All lines from the opening of the entries below through the line containing "hipError_t launch_bsgs_inner(const DevTables&" must be output exactly as they appear, with no other lines.

| DATA SUPPLIED |
========================================================================

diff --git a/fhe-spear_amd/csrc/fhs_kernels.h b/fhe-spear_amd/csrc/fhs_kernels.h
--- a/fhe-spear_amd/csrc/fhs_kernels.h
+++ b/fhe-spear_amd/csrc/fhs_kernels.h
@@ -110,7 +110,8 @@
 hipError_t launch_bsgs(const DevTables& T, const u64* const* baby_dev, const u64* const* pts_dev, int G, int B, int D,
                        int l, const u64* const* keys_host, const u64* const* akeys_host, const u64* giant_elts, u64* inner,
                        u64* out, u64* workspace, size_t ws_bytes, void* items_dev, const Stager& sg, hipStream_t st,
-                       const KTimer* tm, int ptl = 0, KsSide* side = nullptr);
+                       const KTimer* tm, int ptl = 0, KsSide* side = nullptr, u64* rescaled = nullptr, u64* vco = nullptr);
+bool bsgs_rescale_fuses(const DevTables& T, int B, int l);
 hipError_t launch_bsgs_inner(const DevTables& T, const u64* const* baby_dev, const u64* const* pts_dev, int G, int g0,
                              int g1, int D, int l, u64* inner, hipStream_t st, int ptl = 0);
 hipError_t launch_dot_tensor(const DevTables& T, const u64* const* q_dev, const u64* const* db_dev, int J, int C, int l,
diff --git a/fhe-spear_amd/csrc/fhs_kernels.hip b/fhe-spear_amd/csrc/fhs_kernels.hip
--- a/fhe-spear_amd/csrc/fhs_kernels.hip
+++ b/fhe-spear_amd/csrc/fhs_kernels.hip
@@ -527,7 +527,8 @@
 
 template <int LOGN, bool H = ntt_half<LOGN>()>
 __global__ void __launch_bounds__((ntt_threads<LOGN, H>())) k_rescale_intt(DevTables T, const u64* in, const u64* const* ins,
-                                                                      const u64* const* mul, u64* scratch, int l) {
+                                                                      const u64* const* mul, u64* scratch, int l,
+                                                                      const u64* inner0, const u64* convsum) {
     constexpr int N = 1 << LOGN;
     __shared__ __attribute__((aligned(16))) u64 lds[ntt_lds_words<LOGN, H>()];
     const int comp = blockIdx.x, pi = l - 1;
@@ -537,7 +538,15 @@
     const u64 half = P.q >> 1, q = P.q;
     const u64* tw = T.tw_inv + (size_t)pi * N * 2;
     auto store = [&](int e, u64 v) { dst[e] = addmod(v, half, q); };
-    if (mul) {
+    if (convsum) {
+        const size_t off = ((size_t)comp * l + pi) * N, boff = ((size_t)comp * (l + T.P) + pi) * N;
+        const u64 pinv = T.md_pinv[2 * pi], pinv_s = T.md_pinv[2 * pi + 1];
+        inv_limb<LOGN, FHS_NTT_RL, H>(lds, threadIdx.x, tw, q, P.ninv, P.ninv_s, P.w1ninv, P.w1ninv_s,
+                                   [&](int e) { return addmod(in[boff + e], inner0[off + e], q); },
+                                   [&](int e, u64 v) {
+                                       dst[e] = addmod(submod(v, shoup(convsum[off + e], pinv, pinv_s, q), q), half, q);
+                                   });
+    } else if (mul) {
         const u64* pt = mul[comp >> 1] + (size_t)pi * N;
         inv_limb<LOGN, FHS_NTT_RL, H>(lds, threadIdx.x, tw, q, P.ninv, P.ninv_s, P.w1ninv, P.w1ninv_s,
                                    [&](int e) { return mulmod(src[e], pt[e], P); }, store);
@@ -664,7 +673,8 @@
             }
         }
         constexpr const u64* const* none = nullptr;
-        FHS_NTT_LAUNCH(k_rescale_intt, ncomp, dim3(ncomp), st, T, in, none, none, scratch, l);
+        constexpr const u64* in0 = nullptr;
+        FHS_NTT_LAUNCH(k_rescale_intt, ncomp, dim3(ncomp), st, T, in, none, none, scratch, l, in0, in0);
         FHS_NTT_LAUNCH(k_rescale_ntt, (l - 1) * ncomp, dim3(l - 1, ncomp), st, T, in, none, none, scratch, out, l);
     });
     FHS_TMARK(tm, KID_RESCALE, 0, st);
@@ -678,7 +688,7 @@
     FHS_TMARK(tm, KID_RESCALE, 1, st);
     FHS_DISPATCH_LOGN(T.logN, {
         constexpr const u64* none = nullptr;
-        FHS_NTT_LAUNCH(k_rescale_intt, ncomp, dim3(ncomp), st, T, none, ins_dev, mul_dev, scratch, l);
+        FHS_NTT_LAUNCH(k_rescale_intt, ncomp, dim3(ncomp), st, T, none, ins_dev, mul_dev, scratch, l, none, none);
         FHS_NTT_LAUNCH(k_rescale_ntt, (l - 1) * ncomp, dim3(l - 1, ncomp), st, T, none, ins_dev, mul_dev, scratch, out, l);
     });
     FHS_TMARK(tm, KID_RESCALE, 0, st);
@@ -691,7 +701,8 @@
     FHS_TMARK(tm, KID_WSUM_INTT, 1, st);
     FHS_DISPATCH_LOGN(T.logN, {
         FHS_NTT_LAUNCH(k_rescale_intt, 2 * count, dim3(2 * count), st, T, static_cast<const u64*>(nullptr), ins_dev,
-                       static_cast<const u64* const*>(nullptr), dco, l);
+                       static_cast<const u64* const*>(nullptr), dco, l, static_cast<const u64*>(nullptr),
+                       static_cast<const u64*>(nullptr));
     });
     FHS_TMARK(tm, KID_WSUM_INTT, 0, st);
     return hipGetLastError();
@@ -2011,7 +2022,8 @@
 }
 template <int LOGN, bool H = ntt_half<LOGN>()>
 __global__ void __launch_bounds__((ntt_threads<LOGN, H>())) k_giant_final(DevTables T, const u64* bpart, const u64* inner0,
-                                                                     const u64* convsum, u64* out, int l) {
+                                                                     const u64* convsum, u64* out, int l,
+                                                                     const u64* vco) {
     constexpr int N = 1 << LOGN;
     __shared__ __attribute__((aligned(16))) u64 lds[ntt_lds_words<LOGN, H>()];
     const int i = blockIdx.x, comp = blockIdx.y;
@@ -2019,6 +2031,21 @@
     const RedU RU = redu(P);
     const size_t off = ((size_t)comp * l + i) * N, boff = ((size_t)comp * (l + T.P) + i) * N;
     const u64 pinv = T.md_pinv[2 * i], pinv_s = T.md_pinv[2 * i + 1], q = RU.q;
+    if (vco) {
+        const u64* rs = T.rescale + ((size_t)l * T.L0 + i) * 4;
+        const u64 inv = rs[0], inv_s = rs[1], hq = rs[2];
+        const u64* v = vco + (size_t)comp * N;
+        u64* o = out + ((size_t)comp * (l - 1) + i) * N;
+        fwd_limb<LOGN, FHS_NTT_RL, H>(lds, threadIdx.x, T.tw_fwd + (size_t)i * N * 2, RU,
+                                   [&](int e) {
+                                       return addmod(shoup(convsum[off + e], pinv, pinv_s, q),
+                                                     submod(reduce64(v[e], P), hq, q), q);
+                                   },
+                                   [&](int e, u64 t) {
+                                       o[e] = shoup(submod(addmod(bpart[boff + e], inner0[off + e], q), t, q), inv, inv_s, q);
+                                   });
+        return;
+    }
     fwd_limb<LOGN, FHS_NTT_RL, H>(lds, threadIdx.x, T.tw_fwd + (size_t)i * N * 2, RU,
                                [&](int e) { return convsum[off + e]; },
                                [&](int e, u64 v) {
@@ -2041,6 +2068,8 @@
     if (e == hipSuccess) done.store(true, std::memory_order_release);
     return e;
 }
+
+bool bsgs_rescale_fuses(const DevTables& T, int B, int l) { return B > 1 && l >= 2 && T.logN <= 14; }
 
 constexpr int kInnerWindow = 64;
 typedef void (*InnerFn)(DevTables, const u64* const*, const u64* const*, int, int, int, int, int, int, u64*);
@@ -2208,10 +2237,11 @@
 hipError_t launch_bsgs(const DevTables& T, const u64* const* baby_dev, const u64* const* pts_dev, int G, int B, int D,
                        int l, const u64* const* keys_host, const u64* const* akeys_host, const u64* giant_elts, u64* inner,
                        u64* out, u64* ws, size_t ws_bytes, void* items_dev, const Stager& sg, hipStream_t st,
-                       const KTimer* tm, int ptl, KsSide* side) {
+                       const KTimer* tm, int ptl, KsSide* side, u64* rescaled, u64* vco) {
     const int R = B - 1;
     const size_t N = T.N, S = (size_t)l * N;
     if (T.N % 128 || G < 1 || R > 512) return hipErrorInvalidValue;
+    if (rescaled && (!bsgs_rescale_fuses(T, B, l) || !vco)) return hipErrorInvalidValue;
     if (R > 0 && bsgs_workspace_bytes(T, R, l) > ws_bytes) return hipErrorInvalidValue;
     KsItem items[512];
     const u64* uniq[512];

========================================================================

| WRITTEN SOLUTION |
diff --git a/fhe-spear_amd/csrc/fhs_kernels.h b/fhe-spear_amd/csrc/fhs_kernels.h
--- a/fhe-spear_amd/csrc/fhs_kernels.h
+++ b/fhe-spear_amd/csrc/fhs_kernels.h
@@ -110,7 +110,8 @@
 hipError_t launch_bsgs(const DevTables& T, const u64* const* baby_dev, const u64* const* pts_dev, int G, int B, int D,
                        int l, const u64* const* keys_host, const u64* const* akeys_host, const u64* giant_elts, u64* inner,
                        u64* out, u64* workspace, size_t ws_bytes, void* items_dev, const Stager& sg, hipStream_t st,
-                       const KTimer* tm, int ptl = 0, KsSide* side = nullptr);
+                       const KTimer* tm, int ptl = 0, KsSide* side = nullptr, u64* rescaled = nullptr, u64* vco = nullptr);
+bool bsgs_rescale_fuses(const DevTables& T, int B, int l);
 hipError_t launch_bsgs_inner(const DevTables& T, const u64* const* baby_dev, const u64* const* pts_dev, int G, int g0,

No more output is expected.